Aim of the exercise ::
What is needed is a copy of each line in the listing below that contains "taps".

Supplied data ::
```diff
@@ -346,6 +348,11 @@
         chunks = ops.B.wgrad_chunks(mode, rows, Cd, Cg, planes=(isinstance(D, ops.Planes), isinstance(Gt, ops.Planes)))
     else:
         chunks = ops.B.wgrad_chunks(mode, rows, Cd, Cg)
+    if WGRAD_ONCE and mode == DENSE and perm in WGRAD_ONCE_PERMS:
+        once, served = getattr(ops.B, "wgrad_tn_canon", None), getattr(ops.B, "wgrad_canon_served", None)
+        if once is not None and served is not None and served(rows, Cd, Cg, 1, D, Gt):
+            once(D, Gt, canon, 1, rows, Cd, Cg, Cg if cg_canon is None else cg_canon, perm, 0.0, chunks)
+            return
     partial = _new(D, chunks, taps, Cd, Cg)
     ops.B.wgrad_tn(D, Gt, partial, mode, Bt, Hr, Hr, Cd, Hi, Hi, Cg, stride, offset, chunks)
     ops.B.wgrad_reduce(partial, canon, chunks, taps, Cd, Cg, Cg if cg_canon is None else cg_canon, perm, 0.0)
diff --git a/multimodal-dynamics_amd/mmdyn_hip/ops.py b/multimodal-dynamics_amd/mmdyn_hip/ops.py
--- a/multimodal-dynamics_amd/mmdyn_hip/ops.py
+++ b/multimodal-dynamics_amd/mmdyn_hip/ops.py
@@ -376,6 +376,21 @@
     def wgrad_reduce(self, partial, canon, chunks, taps, Cd, Cg, cg_canon, perm, beta):
         check(self.lib.mmdyn_wgrad_reduce(_ptr(partial), _ptr(canon), chunks, taps, Cd, Cg, cg_canon, perm,
                                           float(beta), _stream()), "mmdyn_wgrad_reduce")
+
+    def _wgrad_canon_flags(self):
+        return {"fp32": self._x3(), "fp16": 33, "fp16s": 33}.get(self.precision, 1)
+
+    def wgrad_canon_served(self, rows, Cd, Cg, groups=1, D=None, Gt=None):
+        if self.precision in ("bf16s", "fp16s"):
+            return False
+        for t in (D, Gt):
+            if isinstance(t, Planes) or (t is not None and t.dtype != torch.float32):
+                return False
+        return self.lib.mmdyn_wgrad_canon_served(rows, Cd, Cg, groups, self._wgrad_canon_flags()) == 1
+
+    def wgrad_tn_canon(self, D, Gt, canon, G, rows, Cd, Cg, cg_canon, perm, beta, chunks):
+        check(self.lib.mmdyn_wgrad_tn_canon(_ptr(D), _ptr(Gt), _ptr(canon), G, rows, Cd, Cg, cg_canon, perm, float(beta), chunks,
+                                            self._wgrad_canon_flags(), _stream()), "mmdyn_wgrad_tn_canon")
 
     def pack_conv_weight(self, Wc, P, d0, d1, swap):
         pp, p16 = _aptr(P)
diff --git a/multimodal-dynamics_amd/mmdyn_hip/profiling.py b/multimodal-dynamics_amd/mmdyn_hip/profiling.py
--- a/multimodal-dynamics_amd/mmdyn_hip/profiling.py
+++ b/multimodal-dynamics_amd/mmdyn_hip/profiling.py
@@ -5,7 +5,7 @@
 from . import ops
 
 PAD_CYCLES = 100000
-HOST_ONLY = {"igemm_stat_tiles", "colstats_tiles", "wgrad_chunks", "igemm_planes_served"}
+HOST_ONLY = {"igemm_stat_tiles", "colstats_tiles", "wgrad_chunks", "igemm_planes_served", "wgrad_canon_served"}
 
 
 def _canon(name, a):
@@ -21,6 +21,9 @@
     if name == "wgrad_tn_grouped":
         D, Gt, partial, G, rows, Cd, Cg, chunks = a
         name, a = "wgrad_tn", (D, Gt, partial, ops.DENSE, G * rows, 1, 1, Cd, 1, 1, Cg, 1, 0, chunks)
+    if name == "wgrad_tn_canon":
+        D, Gt, canon, G, rows, Cd, Cg, cg_canon, perm, beta, chunks = a
+        name, a = "wgrad_tn", (D, Gt, canon, ops.DENSE, G * rows, 1, 1, Cd, 1, 1, Cg, 1, 0, chunks)
     if name == "wgrad_out3_bn":
         y, mean, rstd, gamma, beta, Gt, partial, G, Bg, Hr, chunks = a
         return "conv3_wgrad", (y, Gt, partial, ops.IM2COL3, G * Bg, Hr, Hr, 32, 2 * Hr, 2 * Hr, 64, 1, 0, chunks)
```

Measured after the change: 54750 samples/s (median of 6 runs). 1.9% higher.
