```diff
+    const float g2 = -(1.f / 6.f) * (t[1] + t[2]) + (1.f / 6.f) * (t[3] + t[4]) + t[5];
+    float* o = dw + (((long)n * 3 + a) * 3) * Ci + c;
+    if (accumulate) { o[0] += g0; o[Ci] += g1; o[2 * (long)Ci] += g2; }
+    else { o[0] = g0; o[Ci] = g1; o[2 * (long)Ci] = g2; }
 }
 int pdf_internal_batched_wgemm(const float* P, const float* Q, float* slab, int batch, long gsP, long gsQ, int M, int NI, int NJ, int splits, hipStream_t s);
 int pdf_internal_x3_batched_gemm(const void* A3, long csA, const void* B3, long csB, float* C, int batch, long gsA, long gsB, long gsC,
@@ -420,8 +424,7 @@
     const int used = x3 ? pdf_internal_x3_batched_wgemm(Yh, 36L * T * Cout, Vq, 36L * T * Cin, slab, 36, T * Cout, T * Cin, (int)T, Cout, Cin, splits, -1, x3_nprod(), s)
                         : pdf_internal_batched_wgemm(Yh, Vq, slab, 36, T * Cout, T * Cin, (int)T, Cout, Cin, splits, s);
     if (used <= 0) return used < 0 ? used : PDF_E_BADARG;
-    if (used > 1) hipLaunchKernelGGL(wino4_slab_sum_kernel, dim3(grid_for(36L * Cout * Cin / 4)), dim3(256), 0, s, slab, used, (long)Cout * Cin / 4);
-    hipLaunchKernelGGL(wino4_wgrad_out_kernel, dim3(grid_for((long)Cout * Cin)), dim3(256), 0, s, slab, used, dw, Cout, Cin, accumulate);
+    hipLaunchKernelGGL(wino4_wgrad_out_kernel, dim3(cdiv((long)Cout * Cin, (long)WO_E)), dim3(576), 0, s, slab, used, dw, Cout, Cin, accumulate);
     PDF_LAUNCH_CHECK();
     if (db != nullptr) return pdf_internal_colsum(dy, lddy, Cout, (long)N * H * W, db, accumulate, cws, s);
     return 0;
```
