__global__ __launch_bounds__(64) void k_level_init(LvPlan* __restrict__ plan, SNode* __restrict__ nodes, int32_t* __restrict__ count,
                                                   const unsigned int* __restrict__ n_in_ptr, long long n_train,
                                                   unsigned long long* __restrict__ Q, FxGrid fx, FxScale* __restrict__ fxs, LevelConst c) {
    const int k = blockIdx.x, lane = lane_id();
    if (lane == 0) {
        const int e_g = fx_tree_exponent(Q[2 * k], fx.q_mult, fx.c_g, fx.e_g_min, fx.e_g_max);
        const int e_h = fx_tree_exponent(Q[2 * k + 1], fx.q_mult, fx.c_h, fx.e_h_min, fx.e_h_max);
        FxScale f; f.sg = fx_pow2(e_g); f.sh = fx_pow2(e_h); f.inv_sg = fx_pow2(-e_g); f.inv_sh = fx_pow2(-e_h);
        fxs[k] = f;
        Q[2 * k] = 0ull; Q[2 * k + 1] = 0ull;
    }
    LvPlan* pp = &plan[k];
    const long long n_in = n_in_ptr ? (long long)n_in_ptr[0] : n_train;
    for (int i = lane; i < 256; i += 64) { pp->route0[i] = 0; pp->route1[i] = 0xFFFFFFFFu; count[(long long)k * 256 + i] = 0; }
    if (lane == 0) {
        pp->n_nodes = 1; pp->lvl_first = 0; pp->lvl_end = 1; pp->n_exp = 0; pp->n_built = 1;
        pp->error = 0; pp->child_first = 1; pp->n_hslots = 1; pp->n_in = n_in;
        pp->done = (n_in < (long long)c.min_data_in_leaf * 2) ? 1 : 0;
        SNode r; memset(&r, 0, sizeof(r));
        r.count = (int)n_in; r.depth = 0; r.parent = -1; r.left = -1; r.right = -1; r.best_feature = -1; r.searched = 0; r.hslot = 0;
        r.best.gain = -INFINITY; r.pmin = -INFINITY;
        nodes[(long long)k * 256] = r;
    }
}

Answer below ::
     partial = _new(D, chunks, taps, Cd, Cg)
     ops.B.wgrad_reduce(partial, canon, chunks, taps, Cd, Cg, Cg if cg_canon is None else cg_canon, perm, 0.0)
     def wgrad_reduce(self, partial, canon, chunks, taps, Cd, Cg, cg_canon, perm, beta):
         check(self.lib.mmdyn_wgrad_reduce(_ptr(partial), _ptr(canon), chunks, taps, Cd, Cg, cg_canon, perm,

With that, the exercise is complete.